--- Records shown Enclosed Below ---

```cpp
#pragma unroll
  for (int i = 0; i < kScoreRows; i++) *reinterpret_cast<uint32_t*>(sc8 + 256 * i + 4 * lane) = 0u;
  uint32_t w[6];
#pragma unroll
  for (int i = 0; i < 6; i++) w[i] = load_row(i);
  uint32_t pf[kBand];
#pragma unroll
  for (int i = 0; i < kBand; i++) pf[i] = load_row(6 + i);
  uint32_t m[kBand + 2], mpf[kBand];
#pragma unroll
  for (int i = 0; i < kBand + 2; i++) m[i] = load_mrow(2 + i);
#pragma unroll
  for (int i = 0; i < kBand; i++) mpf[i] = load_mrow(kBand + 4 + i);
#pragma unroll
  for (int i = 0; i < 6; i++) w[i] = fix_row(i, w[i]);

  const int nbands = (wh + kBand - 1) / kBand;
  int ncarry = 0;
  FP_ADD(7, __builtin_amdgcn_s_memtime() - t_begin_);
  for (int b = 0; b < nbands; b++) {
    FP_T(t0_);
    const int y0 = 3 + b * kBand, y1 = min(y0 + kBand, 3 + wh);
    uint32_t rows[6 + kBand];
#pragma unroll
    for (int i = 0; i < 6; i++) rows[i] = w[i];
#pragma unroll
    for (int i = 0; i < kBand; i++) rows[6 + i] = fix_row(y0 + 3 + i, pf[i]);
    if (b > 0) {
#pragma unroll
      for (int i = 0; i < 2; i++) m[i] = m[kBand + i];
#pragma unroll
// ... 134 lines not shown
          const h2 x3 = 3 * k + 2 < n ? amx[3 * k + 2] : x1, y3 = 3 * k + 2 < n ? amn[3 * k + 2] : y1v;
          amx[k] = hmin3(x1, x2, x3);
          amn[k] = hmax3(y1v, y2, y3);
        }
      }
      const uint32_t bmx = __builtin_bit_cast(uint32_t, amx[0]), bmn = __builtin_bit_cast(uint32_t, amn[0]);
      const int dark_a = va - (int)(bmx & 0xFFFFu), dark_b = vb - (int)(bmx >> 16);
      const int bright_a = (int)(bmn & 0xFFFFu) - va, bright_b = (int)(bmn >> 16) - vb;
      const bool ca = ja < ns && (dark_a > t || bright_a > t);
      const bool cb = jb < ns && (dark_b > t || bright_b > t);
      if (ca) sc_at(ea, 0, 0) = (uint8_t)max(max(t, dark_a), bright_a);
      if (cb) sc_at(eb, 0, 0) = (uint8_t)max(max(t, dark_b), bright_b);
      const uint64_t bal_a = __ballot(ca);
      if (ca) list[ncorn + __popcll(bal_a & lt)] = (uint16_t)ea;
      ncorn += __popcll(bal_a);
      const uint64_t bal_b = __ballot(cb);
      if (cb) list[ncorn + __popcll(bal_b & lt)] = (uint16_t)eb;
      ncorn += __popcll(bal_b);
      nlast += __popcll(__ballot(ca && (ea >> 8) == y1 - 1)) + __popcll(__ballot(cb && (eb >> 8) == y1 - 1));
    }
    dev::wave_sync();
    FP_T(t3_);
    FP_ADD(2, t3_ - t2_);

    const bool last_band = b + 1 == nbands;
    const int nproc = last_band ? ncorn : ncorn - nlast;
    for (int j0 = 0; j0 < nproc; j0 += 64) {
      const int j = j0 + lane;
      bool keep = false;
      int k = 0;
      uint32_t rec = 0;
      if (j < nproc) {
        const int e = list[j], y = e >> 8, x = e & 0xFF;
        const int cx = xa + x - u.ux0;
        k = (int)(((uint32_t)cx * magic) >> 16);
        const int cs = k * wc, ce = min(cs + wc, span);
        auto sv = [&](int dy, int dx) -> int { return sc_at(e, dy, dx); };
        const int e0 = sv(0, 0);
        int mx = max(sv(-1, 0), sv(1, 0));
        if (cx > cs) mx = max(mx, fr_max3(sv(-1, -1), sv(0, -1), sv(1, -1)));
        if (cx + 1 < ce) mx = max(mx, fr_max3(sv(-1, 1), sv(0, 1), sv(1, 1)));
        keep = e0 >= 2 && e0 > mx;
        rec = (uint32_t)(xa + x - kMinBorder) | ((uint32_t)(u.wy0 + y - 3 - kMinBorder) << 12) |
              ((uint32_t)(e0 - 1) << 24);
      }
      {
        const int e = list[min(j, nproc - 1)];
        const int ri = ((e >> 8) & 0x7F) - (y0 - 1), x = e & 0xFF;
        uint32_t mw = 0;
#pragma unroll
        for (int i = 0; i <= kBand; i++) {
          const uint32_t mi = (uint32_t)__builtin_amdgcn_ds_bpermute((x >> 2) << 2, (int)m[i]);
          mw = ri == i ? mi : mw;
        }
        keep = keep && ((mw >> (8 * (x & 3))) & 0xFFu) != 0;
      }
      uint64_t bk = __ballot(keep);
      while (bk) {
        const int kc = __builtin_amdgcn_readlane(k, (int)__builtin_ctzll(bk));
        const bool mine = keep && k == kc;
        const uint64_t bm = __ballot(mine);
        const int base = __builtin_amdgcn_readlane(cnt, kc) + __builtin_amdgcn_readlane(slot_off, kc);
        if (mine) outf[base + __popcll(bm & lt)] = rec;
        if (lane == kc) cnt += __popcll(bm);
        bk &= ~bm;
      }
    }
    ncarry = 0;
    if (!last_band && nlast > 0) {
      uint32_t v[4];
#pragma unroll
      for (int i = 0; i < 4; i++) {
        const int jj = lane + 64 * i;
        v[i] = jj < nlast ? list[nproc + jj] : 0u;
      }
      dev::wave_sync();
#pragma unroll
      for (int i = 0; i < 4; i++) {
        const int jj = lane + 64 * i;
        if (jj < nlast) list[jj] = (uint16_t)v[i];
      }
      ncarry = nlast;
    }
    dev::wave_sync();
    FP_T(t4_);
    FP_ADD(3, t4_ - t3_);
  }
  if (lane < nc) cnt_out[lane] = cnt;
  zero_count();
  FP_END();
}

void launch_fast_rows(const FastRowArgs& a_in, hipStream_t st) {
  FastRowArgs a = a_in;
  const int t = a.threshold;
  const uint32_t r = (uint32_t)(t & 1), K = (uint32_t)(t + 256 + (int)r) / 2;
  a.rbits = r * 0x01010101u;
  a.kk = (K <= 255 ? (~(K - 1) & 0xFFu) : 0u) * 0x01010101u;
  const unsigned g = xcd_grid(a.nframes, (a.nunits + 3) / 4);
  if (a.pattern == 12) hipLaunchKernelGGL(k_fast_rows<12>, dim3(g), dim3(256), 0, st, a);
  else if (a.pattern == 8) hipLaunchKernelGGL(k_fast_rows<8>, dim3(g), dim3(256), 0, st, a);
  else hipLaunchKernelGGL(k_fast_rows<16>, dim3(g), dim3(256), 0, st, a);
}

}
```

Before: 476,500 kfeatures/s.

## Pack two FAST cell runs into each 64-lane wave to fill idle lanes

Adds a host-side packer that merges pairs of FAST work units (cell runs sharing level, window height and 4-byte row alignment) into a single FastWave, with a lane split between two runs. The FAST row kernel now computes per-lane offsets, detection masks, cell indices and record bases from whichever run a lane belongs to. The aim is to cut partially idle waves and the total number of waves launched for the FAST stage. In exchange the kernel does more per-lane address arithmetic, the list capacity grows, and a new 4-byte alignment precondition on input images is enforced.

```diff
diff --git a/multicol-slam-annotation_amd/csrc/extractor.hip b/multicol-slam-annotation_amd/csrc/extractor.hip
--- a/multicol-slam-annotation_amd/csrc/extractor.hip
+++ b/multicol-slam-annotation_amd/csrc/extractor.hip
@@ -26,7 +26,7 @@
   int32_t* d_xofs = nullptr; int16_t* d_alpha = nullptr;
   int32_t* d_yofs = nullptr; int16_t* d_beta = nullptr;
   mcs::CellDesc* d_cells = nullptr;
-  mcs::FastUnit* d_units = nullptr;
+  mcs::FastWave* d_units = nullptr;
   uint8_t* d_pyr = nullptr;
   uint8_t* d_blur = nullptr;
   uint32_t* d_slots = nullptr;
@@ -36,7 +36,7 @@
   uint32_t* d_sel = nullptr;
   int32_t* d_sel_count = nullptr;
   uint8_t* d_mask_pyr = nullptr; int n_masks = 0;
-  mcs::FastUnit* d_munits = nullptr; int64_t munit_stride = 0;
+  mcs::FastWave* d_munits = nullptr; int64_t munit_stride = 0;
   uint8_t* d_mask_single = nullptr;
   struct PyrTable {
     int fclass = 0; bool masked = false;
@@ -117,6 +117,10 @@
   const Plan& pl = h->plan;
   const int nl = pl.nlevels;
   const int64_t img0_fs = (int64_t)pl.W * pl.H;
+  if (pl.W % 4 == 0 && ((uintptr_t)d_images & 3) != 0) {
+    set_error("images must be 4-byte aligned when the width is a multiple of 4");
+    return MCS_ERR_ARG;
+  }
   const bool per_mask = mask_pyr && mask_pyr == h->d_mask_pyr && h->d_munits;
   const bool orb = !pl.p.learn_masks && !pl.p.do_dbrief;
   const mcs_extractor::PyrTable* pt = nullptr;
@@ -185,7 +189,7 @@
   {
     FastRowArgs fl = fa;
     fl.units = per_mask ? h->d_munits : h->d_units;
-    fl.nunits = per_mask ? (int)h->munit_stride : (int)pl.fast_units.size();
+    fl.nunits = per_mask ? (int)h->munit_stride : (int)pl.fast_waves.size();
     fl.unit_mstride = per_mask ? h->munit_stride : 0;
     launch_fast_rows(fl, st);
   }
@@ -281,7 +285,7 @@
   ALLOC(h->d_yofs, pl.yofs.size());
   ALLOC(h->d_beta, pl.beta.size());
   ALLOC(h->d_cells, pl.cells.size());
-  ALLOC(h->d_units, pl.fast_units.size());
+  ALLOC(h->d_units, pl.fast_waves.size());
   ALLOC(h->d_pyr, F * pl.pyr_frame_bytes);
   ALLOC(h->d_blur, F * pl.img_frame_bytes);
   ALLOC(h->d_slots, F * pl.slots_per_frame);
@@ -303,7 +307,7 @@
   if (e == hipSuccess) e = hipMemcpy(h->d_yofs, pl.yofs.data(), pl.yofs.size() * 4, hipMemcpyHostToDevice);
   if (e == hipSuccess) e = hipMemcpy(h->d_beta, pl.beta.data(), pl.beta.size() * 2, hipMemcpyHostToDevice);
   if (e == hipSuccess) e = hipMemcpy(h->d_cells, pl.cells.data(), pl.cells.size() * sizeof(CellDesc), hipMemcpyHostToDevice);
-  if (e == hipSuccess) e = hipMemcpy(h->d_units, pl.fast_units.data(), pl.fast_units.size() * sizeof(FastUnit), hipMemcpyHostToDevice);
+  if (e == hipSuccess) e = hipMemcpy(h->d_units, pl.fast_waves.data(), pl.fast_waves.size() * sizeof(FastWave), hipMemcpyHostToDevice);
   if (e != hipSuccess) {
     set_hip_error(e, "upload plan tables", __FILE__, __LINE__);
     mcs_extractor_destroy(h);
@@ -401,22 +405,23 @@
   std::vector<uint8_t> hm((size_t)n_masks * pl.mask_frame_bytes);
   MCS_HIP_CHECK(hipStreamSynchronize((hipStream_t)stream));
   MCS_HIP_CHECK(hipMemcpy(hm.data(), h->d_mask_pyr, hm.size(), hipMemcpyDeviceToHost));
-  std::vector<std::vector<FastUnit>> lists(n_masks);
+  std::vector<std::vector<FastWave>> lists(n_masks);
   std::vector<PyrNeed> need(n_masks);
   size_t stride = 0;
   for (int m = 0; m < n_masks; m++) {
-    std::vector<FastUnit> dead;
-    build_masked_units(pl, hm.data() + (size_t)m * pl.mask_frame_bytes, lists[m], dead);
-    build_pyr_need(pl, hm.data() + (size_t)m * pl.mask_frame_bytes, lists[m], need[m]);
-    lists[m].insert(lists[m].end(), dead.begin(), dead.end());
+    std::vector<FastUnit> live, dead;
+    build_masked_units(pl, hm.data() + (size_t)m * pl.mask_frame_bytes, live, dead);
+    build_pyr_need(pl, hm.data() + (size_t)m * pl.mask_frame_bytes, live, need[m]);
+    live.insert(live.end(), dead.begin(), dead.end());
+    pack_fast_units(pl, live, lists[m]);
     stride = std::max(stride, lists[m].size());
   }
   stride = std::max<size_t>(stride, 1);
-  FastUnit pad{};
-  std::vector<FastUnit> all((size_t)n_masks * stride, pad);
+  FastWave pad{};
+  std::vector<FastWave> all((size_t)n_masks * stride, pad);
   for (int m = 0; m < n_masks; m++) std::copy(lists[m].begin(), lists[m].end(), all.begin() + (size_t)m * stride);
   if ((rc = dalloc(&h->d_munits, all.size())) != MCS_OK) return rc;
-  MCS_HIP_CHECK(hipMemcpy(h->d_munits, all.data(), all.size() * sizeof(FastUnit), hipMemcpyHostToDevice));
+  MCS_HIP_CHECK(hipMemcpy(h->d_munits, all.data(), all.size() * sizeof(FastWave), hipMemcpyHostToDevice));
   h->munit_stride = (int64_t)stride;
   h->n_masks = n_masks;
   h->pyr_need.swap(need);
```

--- End of Enclosed Records shown ---

## Task objective
Report every line of the preceding listing where the string "ncorn" occurs.

## Output of the exercise
      if (ca) list[ncorn + __popcll(bal_a & lt)] = (uint16_t)ea;
      ncorn += __popcll(bal_a);
      if (cb) list[ncorn + __popcll(bal_b & lt)] = (uint16_t)eb;
      ncorn += __popcll(bal_b);
    const int nproc = last_band ? ncorn : ncorn - nlast;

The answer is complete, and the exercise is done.